◆ **Exercise prompt**: In the entries below, every line that contains "kPhaseLanes" must be located and copied.
___ Input material
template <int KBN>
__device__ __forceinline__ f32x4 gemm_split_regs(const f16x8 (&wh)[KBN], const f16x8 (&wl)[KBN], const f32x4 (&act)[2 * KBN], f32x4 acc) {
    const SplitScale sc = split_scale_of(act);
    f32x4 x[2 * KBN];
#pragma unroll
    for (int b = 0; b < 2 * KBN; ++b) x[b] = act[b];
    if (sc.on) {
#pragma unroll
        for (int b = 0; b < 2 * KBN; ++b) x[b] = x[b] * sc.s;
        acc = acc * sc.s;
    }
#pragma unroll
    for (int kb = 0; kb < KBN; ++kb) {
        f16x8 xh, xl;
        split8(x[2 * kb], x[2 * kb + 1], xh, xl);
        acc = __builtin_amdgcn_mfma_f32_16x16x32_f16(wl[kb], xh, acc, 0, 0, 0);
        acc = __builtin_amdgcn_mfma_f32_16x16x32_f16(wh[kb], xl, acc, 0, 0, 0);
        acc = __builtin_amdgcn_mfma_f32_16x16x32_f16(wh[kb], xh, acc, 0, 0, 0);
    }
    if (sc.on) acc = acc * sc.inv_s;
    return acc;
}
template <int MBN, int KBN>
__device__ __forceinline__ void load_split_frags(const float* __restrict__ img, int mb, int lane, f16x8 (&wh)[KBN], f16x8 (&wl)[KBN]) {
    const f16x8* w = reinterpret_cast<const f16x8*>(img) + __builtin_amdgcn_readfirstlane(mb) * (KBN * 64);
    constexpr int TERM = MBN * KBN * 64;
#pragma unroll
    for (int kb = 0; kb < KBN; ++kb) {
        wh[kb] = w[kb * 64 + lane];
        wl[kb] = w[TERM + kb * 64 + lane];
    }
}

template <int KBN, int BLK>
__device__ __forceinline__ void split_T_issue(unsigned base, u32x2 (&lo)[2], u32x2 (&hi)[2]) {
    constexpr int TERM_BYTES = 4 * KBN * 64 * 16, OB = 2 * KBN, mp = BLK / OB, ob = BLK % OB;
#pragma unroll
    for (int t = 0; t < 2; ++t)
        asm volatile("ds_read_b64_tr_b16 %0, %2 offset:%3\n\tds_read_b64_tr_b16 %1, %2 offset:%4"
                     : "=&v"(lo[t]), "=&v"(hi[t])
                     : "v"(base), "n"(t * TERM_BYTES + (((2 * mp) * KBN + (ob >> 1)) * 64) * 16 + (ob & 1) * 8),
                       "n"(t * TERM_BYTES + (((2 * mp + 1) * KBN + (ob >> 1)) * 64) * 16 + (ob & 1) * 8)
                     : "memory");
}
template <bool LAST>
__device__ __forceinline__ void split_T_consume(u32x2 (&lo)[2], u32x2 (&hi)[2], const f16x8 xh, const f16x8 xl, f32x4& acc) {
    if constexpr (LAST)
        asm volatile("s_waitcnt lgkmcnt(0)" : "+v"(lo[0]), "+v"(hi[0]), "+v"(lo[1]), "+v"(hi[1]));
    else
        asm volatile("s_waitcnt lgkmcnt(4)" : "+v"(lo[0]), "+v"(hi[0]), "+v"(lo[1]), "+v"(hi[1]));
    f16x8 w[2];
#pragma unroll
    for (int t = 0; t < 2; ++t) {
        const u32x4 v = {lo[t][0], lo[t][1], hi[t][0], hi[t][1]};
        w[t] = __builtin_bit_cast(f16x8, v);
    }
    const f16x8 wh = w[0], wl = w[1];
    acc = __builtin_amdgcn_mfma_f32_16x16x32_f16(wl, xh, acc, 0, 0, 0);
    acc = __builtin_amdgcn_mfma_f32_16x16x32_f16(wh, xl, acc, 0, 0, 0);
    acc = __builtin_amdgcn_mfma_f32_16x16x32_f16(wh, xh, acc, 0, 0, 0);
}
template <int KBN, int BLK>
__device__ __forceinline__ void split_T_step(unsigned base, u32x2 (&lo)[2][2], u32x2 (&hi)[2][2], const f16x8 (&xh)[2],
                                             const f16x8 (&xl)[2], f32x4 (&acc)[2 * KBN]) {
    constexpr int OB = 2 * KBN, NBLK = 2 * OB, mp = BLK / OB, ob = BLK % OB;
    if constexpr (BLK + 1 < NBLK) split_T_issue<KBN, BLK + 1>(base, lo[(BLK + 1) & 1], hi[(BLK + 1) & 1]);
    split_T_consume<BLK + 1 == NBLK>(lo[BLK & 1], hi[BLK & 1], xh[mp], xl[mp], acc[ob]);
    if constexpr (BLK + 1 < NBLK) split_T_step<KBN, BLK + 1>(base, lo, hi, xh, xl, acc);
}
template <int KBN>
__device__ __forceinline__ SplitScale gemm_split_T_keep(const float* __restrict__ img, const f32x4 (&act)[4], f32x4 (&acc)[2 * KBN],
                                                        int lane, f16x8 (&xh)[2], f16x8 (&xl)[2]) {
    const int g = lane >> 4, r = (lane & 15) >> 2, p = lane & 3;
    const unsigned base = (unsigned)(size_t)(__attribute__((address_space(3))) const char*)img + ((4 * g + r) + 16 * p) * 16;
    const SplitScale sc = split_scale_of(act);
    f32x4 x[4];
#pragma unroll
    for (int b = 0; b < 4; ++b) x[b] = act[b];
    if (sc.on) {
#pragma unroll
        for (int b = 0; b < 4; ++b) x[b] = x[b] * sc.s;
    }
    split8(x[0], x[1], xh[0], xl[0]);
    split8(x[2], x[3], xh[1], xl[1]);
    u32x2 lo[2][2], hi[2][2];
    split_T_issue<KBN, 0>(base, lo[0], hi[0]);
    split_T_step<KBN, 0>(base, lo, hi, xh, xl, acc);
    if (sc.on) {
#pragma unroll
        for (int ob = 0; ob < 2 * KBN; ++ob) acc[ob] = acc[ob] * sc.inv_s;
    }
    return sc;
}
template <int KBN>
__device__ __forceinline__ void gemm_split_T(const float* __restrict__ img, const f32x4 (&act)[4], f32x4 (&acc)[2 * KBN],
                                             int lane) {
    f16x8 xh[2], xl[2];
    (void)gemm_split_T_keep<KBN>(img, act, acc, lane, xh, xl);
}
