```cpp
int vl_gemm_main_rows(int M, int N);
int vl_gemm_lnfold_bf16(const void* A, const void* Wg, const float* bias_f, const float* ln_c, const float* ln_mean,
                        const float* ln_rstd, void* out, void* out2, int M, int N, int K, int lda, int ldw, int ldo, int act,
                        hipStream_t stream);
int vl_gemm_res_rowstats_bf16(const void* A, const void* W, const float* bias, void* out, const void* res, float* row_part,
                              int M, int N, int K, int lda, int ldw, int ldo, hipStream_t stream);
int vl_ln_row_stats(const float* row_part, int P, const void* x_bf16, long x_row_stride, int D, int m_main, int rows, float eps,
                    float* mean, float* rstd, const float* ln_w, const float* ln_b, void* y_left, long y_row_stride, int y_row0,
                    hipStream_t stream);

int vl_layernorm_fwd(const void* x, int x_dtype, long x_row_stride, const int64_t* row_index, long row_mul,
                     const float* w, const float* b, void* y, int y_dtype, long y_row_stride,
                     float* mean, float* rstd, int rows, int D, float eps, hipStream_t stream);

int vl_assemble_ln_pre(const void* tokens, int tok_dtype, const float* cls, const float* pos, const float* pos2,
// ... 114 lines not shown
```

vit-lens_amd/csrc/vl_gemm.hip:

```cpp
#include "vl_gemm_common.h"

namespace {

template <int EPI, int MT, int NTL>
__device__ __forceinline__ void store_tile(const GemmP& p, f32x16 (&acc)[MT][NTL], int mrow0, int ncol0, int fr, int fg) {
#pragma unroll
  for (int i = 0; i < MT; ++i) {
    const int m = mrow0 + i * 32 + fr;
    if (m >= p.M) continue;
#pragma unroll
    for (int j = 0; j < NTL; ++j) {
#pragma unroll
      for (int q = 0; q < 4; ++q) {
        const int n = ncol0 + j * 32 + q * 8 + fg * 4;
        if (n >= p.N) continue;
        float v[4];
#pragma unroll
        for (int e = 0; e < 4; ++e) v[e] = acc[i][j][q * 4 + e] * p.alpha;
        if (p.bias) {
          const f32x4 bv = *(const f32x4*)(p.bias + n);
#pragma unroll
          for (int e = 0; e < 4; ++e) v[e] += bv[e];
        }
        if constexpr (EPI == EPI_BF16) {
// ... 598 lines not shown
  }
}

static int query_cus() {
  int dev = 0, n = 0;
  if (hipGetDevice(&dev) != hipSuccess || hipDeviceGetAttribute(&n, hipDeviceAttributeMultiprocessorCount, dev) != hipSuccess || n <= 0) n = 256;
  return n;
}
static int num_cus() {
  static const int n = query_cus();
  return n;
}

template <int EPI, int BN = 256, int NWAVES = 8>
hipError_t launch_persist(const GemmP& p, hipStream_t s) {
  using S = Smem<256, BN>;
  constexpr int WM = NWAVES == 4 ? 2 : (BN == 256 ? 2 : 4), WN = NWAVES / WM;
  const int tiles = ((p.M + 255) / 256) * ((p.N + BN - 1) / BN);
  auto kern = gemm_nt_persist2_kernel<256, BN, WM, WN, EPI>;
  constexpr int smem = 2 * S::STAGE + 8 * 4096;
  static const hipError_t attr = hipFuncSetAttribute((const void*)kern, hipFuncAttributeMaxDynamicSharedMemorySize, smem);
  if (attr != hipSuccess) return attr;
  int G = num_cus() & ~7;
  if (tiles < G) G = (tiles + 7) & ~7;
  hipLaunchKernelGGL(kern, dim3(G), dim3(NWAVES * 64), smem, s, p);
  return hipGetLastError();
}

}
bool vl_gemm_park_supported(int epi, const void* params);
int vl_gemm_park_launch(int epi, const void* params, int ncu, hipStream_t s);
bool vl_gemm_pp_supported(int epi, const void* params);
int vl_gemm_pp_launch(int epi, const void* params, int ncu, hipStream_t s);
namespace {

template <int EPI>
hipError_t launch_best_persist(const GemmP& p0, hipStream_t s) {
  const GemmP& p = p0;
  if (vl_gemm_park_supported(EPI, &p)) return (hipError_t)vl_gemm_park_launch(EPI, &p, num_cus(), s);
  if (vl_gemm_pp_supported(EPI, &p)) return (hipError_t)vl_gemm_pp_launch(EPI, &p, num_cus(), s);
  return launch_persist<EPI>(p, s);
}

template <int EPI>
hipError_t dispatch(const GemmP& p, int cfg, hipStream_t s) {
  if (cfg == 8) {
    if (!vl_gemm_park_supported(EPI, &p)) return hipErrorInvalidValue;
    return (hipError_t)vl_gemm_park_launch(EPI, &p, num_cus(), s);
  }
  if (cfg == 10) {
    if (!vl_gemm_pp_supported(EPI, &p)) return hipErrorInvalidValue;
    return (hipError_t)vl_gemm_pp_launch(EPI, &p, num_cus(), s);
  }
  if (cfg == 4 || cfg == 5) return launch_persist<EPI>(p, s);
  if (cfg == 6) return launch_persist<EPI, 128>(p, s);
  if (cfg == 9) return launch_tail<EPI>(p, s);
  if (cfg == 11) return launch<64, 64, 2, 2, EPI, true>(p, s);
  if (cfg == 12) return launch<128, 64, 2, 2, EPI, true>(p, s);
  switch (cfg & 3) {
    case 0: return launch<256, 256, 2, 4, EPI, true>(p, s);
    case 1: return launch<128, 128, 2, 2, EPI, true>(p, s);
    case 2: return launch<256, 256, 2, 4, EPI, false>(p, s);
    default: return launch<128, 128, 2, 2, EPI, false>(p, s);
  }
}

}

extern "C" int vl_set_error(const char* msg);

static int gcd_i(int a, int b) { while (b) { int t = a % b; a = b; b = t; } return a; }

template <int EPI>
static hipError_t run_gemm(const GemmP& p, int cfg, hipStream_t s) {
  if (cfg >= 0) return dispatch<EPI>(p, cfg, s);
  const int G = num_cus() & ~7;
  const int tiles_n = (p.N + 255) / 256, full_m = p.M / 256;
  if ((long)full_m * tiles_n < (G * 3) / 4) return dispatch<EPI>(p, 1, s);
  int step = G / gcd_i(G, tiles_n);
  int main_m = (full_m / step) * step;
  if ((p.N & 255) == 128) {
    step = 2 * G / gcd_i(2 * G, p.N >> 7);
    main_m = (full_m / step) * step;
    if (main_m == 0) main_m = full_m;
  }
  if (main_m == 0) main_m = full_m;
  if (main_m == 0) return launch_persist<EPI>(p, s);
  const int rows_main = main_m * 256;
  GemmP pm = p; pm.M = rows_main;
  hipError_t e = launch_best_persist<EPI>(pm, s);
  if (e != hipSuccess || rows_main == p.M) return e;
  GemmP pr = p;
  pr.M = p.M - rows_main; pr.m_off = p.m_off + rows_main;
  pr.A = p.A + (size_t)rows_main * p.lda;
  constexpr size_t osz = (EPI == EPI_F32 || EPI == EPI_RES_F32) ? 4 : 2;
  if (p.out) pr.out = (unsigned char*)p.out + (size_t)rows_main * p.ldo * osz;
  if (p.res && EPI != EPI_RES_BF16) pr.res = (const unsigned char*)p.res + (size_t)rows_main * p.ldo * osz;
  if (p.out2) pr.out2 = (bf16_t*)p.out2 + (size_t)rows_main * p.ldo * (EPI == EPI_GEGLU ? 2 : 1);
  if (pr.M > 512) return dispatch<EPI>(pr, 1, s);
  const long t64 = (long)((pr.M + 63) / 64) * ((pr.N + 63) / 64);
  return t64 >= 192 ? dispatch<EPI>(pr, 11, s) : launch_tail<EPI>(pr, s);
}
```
______
___ Input material
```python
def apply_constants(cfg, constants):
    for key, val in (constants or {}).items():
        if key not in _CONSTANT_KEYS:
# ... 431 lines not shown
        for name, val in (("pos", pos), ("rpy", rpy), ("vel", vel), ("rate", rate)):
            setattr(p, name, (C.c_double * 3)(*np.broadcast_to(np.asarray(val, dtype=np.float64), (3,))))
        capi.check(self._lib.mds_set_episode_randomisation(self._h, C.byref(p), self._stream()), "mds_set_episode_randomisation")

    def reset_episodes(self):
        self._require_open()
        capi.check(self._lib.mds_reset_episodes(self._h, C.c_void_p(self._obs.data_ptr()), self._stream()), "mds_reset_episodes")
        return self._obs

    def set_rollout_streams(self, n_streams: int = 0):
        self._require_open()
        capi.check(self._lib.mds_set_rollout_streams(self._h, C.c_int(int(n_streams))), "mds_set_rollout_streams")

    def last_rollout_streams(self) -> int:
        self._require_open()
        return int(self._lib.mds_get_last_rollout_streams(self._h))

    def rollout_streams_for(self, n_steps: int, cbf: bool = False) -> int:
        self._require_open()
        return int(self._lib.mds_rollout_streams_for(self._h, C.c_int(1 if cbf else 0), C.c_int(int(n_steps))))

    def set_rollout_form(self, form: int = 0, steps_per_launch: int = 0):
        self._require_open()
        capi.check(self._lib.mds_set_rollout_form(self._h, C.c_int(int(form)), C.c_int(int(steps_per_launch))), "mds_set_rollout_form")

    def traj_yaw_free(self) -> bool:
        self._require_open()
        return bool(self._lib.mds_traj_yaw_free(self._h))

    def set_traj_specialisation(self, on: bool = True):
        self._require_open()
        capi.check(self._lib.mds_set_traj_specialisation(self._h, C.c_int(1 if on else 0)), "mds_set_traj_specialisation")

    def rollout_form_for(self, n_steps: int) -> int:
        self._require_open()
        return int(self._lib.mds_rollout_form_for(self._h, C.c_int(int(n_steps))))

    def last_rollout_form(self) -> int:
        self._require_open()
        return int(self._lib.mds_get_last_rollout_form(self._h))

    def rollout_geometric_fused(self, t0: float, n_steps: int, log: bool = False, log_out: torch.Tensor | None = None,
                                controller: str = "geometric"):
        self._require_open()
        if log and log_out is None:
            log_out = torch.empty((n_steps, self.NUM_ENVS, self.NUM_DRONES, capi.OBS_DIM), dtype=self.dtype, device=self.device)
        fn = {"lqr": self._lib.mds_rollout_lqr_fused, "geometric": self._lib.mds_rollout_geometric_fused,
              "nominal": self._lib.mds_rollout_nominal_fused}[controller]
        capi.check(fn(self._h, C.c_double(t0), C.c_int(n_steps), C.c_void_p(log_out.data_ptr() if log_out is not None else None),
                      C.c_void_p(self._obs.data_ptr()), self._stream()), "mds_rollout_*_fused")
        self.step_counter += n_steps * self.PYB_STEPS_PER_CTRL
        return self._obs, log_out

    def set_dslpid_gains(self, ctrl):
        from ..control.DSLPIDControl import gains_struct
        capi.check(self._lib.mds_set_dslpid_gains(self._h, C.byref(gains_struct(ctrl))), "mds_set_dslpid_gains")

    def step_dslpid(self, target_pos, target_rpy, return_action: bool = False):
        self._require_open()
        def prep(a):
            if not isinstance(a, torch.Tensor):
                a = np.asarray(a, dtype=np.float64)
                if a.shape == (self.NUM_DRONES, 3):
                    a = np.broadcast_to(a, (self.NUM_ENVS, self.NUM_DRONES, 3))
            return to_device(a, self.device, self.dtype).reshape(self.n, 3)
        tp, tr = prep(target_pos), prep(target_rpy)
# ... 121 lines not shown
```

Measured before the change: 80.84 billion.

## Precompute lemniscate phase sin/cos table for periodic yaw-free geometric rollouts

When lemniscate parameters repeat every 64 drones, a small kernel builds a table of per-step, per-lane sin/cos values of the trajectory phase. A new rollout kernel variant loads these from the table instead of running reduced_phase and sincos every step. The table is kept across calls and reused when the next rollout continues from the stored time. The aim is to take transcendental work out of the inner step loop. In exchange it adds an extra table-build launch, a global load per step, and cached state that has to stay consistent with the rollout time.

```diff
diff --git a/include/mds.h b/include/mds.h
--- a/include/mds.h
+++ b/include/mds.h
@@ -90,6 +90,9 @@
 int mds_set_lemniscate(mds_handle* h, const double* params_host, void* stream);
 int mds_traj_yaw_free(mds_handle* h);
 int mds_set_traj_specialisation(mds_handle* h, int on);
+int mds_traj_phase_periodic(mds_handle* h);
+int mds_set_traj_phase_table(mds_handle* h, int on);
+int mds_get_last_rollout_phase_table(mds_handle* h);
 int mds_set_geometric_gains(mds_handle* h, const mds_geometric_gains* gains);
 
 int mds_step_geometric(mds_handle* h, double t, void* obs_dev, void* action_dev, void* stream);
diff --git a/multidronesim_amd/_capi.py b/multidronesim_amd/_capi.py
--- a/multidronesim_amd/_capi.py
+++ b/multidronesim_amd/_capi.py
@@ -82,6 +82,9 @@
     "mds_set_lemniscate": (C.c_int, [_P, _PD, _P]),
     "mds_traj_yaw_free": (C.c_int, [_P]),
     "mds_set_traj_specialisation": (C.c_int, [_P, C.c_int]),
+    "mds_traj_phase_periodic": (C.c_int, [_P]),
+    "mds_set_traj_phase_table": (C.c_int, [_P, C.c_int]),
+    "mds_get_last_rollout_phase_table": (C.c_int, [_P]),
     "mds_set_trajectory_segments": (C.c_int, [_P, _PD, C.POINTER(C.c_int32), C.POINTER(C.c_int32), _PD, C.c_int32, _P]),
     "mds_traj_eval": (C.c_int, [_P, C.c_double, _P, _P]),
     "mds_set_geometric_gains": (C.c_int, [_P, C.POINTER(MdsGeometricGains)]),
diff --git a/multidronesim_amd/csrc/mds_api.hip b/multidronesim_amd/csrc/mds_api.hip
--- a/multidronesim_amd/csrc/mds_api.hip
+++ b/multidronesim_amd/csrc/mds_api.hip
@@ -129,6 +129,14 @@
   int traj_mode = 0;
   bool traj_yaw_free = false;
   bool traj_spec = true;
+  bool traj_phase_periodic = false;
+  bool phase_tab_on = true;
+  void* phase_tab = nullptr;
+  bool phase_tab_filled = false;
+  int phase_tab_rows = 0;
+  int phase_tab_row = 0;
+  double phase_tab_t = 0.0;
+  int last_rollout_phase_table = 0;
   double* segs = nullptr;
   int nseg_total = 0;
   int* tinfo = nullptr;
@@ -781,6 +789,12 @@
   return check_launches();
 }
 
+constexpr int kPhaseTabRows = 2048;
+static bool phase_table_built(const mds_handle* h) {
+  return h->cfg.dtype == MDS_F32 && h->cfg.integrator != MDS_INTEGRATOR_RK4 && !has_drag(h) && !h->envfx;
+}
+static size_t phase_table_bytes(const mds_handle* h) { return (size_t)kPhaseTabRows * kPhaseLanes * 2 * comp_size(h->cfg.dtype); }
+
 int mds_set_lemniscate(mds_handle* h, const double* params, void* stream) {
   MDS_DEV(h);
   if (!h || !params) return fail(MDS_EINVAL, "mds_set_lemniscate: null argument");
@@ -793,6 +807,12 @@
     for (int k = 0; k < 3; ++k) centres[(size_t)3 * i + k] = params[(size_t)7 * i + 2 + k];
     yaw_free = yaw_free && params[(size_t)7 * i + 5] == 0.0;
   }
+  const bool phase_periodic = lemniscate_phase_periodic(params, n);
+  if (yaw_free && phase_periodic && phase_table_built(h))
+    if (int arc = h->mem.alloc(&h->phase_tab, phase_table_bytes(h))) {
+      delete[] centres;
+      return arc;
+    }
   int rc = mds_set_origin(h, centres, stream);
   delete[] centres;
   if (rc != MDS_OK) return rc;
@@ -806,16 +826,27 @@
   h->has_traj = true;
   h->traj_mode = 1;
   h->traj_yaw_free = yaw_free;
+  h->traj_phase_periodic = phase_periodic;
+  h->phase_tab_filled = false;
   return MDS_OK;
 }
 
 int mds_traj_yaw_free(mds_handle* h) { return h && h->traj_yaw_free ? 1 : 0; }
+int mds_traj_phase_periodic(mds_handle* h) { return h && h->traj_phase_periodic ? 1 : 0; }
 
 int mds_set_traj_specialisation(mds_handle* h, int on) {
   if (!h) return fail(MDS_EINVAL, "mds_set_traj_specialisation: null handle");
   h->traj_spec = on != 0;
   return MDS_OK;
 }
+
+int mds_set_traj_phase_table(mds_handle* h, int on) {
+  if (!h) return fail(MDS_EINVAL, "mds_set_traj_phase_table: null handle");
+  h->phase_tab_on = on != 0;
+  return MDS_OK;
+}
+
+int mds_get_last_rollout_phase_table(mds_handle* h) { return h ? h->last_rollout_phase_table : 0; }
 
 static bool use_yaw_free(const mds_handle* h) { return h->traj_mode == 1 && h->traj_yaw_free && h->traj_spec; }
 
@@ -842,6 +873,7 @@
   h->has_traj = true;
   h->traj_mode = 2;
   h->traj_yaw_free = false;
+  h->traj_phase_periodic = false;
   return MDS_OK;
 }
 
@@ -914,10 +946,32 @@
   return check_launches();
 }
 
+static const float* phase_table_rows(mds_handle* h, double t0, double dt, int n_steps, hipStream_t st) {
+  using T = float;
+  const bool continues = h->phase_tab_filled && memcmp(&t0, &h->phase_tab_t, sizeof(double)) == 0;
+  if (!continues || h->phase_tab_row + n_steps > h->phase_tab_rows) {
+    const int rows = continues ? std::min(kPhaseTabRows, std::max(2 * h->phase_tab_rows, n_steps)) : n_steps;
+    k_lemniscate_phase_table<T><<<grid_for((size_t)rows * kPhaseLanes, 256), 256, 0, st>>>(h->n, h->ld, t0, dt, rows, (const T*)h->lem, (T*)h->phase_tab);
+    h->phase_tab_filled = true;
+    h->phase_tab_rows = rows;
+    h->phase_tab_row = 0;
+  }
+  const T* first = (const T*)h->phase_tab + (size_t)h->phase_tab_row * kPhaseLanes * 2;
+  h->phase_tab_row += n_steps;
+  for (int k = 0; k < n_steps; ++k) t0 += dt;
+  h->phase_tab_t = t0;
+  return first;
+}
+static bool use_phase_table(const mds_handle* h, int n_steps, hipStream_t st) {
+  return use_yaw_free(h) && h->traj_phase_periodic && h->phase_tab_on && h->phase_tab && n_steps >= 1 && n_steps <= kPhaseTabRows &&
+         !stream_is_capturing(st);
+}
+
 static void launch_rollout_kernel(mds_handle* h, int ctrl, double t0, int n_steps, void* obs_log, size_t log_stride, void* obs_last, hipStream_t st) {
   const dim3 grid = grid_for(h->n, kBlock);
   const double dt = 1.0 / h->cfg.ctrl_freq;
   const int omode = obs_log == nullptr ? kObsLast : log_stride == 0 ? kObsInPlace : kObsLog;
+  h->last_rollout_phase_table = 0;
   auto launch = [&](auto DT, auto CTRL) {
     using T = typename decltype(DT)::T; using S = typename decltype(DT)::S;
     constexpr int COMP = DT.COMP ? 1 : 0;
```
______
◆ **Response box**:
+static size_t phase_table_bytes(const mds_handle* h) { return (size_t)kPhaseTabRows * kPhaseLanes * 2 * comp_size(h->cfg.dtype); }
+    k_lemniscate_phase_table<T><<<grid_for((size_t)rows * kPhaseLanes, 256), 256, 0, st>>>(h->n, h->ld, t0, dt, rows, (const T*)h->lem, (T*)h->phase_tab);
+  const T* first = (const T*)h->phase_tab + (size_t)h->phase_tab_row * kPhaseLanes * 2;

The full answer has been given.